» **Stored data entries**
━━━
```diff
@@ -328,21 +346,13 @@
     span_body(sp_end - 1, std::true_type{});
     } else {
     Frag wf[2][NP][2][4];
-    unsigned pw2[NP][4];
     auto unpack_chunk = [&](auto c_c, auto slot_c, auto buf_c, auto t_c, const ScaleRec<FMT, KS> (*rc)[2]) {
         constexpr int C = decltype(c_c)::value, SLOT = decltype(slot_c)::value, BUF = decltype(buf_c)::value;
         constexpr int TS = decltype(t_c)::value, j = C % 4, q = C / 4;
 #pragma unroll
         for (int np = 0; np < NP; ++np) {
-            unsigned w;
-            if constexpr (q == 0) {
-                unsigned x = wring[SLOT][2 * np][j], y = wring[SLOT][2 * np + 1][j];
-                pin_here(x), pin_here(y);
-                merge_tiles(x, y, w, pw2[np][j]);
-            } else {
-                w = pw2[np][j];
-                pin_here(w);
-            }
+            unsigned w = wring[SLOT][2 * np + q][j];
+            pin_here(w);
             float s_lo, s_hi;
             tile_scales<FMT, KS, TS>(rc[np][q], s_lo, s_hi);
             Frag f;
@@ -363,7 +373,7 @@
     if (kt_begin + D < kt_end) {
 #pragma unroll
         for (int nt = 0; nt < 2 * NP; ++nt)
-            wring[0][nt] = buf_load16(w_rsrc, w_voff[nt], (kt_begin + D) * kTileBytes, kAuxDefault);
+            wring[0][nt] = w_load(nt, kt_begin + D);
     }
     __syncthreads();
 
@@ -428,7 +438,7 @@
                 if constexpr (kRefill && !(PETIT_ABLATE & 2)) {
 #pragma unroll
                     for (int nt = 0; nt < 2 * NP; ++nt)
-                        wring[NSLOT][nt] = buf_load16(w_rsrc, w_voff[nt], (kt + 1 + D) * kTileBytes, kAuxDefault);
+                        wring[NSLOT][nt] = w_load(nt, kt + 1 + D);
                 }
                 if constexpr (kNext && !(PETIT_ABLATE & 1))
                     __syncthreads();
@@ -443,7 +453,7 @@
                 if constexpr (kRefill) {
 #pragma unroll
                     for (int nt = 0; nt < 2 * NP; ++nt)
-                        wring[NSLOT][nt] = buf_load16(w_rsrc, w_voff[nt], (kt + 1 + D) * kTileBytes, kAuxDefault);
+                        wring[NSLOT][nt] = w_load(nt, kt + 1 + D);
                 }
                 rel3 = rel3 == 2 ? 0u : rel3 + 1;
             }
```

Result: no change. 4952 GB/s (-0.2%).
━━━
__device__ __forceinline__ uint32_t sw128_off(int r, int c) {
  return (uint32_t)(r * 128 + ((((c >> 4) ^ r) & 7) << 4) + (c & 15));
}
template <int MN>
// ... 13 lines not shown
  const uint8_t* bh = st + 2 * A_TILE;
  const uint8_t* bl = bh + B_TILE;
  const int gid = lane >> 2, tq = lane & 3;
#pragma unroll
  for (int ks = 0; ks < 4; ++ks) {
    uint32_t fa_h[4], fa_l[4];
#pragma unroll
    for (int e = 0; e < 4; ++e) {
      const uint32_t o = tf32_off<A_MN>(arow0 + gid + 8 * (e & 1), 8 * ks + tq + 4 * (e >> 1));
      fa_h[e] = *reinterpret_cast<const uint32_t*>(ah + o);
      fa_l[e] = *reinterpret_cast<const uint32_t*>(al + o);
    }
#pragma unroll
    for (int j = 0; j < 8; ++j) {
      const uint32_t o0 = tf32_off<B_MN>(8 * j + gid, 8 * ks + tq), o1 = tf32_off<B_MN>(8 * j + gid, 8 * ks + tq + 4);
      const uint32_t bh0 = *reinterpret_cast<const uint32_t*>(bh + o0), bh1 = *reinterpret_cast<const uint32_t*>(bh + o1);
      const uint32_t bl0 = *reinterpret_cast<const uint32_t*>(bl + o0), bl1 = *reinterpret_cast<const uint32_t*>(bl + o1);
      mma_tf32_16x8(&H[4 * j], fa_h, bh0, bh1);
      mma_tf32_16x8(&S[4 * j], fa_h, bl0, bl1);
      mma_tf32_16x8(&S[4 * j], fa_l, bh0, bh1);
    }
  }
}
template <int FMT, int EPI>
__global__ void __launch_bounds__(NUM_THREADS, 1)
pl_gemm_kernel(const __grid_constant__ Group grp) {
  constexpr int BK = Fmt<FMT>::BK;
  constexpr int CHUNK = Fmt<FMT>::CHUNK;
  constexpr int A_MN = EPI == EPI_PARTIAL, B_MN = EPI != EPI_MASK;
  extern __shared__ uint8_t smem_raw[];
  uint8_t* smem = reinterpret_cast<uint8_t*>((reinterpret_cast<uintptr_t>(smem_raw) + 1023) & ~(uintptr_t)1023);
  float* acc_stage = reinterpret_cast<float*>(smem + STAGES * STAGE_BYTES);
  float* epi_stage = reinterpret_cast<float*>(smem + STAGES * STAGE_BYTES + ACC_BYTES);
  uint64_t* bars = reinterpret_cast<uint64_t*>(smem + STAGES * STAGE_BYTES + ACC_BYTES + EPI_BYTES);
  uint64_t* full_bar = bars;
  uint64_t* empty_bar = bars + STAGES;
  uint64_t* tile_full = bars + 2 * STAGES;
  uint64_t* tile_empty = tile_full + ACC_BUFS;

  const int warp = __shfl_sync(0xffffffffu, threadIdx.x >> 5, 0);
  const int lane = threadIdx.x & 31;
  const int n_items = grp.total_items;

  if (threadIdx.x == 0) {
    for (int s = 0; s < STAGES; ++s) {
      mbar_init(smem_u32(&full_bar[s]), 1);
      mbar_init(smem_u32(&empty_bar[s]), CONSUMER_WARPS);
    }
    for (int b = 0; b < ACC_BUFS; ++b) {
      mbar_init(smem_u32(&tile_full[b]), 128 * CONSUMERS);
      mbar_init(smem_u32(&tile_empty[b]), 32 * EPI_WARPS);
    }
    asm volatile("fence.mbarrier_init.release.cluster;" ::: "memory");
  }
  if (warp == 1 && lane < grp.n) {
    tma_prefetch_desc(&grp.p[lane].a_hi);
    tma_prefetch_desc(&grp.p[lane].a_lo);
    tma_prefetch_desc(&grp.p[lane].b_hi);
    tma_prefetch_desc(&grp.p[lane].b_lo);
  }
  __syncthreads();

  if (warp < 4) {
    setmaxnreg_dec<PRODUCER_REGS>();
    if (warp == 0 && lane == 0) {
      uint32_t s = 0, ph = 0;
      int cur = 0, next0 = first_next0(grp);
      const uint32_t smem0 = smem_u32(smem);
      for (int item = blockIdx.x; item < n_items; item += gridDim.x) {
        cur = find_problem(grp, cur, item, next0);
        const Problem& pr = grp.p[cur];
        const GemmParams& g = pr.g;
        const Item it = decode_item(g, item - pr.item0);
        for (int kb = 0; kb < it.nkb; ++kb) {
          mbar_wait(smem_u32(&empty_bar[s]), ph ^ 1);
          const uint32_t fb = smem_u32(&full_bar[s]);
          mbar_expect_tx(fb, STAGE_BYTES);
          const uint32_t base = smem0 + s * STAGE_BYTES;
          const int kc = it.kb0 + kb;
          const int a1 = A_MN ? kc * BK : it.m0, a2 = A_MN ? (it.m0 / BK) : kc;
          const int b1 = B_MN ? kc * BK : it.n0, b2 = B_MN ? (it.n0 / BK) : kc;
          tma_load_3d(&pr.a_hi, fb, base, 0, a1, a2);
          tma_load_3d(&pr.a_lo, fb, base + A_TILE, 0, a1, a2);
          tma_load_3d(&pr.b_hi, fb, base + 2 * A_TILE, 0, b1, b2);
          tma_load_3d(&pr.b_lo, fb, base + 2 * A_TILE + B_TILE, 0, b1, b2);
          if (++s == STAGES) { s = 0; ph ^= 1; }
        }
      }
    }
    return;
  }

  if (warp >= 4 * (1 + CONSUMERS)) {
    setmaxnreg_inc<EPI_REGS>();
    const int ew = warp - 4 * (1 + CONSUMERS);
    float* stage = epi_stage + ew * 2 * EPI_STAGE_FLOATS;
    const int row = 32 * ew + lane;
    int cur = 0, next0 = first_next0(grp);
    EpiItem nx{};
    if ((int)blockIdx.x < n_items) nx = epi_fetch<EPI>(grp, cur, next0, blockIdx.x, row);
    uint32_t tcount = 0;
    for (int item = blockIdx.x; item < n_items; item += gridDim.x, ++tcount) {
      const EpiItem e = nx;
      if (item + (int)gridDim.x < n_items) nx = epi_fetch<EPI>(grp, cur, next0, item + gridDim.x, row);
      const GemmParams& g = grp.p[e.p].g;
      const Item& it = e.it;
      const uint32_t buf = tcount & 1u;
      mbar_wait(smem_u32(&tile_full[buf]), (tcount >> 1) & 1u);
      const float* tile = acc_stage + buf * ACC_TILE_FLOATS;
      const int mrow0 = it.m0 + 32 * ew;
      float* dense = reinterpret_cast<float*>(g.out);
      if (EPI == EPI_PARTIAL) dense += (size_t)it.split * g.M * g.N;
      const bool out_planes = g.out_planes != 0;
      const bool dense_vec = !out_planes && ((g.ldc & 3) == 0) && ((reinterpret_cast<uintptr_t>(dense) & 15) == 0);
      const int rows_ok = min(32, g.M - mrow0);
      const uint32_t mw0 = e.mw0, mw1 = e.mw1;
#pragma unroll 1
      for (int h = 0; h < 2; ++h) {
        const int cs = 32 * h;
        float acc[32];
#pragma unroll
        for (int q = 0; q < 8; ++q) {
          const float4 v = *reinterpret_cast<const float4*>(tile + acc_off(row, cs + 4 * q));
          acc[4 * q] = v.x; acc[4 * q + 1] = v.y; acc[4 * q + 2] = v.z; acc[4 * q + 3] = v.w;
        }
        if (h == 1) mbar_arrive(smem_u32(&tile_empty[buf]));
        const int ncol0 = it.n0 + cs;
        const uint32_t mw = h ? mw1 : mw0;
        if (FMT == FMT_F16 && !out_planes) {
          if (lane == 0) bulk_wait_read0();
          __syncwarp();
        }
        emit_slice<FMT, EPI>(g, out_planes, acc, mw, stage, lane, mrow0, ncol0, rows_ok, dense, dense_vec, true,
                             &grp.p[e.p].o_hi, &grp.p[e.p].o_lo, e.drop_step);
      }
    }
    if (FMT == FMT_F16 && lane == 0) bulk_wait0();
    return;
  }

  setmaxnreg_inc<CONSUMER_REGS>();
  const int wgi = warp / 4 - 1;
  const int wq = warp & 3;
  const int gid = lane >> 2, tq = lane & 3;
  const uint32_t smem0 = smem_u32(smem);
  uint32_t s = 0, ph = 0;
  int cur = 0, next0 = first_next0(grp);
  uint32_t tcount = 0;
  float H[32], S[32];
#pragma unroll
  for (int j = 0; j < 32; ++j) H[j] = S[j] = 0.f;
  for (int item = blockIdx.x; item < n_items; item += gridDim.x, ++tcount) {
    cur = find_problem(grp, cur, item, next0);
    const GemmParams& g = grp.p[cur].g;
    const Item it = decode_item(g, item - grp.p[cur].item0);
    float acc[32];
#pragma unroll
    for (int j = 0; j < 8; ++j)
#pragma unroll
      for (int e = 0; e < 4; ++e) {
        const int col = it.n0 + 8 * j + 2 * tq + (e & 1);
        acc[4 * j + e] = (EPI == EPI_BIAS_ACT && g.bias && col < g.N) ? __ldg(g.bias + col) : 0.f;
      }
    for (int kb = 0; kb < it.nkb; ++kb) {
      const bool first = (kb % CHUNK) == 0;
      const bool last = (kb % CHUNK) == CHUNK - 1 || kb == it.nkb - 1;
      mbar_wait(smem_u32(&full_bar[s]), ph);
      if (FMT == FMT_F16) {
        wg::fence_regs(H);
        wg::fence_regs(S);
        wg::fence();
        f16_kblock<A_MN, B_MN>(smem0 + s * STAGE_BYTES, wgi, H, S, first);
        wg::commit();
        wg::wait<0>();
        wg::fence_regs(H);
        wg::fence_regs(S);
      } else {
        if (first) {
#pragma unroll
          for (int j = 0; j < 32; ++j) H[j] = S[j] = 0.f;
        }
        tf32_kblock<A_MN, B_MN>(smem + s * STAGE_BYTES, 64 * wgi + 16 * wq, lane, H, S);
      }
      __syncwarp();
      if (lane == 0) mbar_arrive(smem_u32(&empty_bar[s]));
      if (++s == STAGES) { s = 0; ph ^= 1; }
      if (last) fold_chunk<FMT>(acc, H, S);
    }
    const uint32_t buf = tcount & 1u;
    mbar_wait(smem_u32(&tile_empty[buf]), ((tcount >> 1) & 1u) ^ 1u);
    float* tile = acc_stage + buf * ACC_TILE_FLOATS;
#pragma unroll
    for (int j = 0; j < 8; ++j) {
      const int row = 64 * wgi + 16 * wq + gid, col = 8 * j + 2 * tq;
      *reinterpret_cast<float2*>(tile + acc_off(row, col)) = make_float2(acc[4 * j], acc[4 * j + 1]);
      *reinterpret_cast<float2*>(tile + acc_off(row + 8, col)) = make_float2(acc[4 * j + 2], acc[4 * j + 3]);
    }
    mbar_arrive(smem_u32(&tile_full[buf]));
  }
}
━━━
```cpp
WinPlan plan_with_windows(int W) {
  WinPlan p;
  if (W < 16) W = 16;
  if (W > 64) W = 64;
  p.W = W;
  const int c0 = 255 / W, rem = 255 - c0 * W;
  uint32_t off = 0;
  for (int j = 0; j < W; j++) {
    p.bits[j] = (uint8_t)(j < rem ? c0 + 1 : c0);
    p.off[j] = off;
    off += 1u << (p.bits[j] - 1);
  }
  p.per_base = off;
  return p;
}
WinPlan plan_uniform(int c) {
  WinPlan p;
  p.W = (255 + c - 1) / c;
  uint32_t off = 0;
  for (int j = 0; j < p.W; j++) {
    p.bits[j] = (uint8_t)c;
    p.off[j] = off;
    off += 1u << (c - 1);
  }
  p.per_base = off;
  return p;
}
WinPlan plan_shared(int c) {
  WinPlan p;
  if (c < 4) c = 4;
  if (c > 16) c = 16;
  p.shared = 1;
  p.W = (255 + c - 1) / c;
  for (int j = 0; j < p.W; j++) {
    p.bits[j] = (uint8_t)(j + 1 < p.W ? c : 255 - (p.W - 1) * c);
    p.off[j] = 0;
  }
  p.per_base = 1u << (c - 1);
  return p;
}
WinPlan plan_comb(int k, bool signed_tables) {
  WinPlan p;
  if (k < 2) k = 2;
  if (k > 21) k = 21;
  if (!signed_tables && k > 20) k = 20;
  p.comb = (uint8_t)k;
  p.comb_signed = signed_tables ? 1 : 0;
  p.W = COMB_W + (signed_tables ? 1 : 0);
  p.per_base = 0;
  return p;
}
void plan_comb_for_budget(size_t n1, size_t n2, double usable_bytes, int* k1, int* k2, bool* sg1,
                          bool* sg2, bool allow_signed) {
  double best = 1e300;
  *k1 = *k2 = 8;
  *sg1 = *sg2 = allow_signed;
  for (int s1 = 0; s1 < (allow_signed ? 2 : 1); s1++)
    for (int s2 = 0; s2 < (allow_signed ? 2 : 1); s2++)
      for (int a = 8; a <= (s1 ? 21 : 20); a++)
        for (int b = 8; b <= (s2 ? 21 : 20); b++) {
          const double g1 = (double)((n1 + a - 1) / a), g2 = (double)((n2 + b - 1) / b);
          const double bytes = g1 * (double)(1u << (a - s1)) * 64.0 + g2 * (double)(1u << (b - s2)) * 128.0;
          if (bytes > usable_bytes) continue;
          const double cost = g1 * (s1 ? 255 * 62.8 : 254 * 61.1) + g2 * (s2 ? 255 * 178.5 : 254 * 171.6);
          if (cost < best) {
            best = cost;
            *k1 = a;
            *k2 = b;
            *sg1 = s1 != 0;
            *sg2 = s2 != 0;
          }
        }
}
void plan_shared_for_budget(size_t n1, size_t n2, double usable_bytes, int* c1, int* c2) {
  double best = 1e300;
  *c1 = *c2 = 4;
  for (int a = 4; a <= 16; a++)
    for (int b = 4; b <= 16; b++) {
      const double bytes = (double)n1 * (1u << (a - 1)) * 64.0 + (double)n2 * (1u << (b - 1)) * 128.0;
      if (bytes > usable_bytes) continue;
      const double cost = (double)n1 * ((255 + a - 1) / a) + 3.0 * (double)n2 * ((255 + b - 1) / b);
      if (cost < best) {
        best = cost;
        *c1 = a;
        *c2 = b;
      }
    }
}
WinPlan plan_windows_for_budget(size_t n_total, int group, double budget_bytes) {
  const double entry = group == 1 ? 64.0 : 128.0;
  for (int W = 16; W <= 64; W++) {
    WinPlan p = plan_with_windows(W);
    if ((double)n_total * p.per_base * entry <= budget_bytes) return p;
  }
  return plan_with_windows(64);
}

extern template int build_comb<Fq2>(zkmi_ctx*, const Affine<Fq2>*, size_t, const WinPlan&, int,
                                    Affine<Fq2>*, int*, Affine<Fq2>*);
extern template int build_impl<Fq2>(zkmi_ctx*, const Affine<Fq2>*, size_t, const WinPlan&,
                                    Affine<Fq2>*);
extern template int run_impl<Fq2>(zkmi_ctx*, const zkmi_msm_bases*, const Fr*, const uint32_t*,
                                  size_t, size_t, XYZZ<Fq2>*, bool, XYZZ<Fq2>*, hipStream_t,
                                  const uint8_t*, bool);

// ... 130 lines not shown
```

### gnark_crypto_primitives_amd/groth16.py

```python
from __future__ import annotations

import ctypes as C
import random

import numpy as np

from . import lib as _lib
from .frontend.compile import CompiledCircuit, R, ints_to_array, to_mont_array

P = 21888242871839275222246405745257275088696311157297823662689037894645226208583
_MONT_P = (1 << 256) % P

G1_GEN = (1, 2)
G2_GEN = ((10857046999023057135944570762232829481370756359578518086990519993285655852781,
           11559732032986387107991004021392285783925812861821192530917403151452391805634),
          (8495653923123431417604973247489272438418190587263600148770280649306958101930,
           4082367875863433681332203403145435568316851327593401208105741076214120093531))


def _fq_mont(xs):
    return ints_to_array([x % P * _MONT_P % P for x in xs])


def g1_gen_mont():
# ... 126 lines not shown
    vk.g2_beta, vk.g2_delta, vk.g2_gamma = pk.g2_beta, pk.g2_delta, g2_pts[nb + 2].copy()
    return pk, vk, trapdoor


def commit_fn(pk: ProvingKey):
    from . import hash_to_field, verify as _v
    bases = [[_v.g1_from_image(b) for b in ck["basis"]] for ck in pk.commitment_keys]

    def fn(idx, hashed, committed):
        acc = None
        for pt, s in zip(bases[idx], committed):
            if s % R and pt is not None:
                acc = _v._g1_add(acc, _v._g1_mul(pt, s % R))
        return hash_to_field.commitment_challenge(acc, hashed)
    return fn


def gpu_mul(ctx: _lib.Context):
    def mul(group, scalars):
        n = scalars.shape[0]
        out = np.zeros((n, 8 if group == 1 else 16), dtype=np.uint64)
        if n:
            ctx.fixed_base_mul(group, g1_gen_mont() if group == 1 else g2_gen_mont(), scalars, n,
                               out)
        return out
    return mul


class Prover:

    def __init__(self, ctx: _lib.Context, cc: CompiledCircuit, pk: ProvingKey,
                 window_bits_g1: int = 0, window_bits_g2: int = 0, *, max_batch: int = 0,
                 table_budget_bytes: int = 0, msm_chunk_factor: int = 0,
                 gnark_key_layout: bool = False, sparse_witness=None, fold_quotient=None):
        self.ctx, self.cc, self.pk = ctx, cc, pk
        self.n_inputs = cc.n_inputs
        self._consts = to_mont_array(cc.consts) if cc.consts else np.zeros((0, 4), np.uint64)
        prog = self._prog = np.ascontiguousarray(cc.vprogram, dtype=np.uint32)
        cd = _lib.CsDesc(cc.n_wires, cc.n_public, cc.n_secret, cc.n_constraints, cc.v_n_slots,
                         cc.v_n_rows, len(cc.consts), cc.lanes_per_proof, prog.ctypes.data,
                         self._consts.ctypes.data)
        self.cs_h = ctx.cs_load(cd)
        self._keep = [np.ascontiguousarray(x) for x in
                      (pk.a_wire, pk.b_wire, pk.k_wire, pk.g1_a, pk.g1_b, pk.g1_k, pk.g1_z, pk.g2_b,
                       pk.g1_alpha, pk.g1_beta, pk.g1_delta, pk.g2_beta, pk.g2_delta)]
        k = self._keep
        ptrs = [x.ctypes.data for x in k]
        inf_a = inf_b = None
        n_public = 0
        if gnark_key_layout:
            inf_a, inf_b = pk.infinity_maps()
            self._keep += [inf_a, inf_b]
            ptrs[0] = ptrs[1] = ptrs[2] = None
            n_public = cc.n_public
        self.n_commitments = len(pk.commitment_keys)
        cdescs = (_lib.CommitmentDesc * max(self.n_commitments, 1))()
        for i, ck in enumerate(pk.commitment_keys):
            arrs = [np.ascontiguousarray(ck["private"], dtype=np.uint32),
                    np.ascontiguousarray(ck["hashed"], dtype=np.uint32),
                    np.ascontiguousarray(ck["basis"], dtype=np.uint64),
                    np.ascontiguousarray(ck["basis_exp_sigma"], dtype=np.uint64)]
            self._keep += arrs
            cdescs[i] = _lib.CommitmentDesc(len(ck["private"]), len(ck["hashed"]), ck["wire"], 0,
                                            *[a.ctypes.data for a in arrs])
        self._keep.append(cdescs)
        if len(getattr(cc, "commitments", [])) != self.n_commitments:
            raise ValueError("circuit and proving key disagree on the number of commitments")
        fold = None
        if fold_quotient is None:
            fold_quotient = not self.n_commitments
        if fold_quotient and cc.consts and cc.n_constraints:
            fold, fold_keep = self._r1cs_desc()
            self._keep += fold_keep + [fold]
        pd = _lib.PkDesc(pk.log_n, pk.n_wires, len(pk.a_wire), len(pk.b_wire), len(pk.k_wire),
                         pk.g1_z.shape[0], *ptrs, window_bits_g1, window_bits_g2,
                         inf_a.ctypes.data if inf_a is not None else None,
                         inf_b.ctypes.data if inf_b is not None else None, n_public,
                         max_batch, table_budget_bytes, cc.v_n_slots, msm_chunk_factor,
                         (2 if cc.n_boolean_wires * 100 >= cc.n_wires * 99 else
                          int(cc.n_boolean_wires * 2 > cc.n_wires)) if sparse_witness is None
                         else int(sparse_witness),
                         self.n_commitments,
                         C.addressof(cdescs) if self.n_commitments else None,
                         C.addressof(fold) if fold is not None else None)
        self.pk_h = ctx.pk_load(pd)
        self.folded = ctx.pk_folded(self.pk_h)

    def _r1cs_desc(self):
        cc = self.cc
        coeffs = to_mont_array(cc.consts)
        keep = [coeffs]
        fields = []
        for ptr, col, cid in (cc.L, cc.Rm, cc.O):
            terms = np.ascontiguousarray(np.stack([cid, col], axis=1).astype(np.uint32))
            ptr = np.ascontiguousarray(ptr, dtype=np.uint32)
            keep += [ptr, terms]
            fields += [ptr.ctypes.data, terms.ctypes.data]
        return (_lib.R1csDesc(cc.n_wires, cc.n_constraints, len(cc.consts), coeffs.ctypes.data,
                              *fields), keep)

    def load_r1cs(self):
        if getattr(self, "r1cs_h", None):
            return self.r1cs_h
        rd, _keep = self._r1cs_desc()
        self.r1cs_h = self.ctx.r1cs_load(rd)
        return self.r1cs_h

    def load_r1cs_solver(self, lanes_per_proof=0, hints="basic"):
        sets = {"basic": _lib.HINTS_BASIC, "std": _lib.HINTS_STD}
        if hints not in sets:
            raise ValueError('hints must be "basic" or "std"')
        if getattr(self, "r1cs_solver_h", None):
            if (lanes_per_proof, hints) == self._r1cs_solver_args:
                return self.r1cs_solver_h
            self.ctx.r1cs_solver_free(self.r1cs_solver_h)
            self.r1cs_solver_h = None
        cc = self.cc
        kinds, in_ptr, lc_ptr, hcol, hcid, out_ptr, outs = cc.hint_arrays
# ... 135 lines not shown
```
━━━
» **Task requirements**
Go through the data above and return each line containing the string "lines".

» **Answer for this exercise**
// ... 13 lines not shown
// ... 130 lines not shown
# ... 126 lines not shown
# ... 135 lines not shown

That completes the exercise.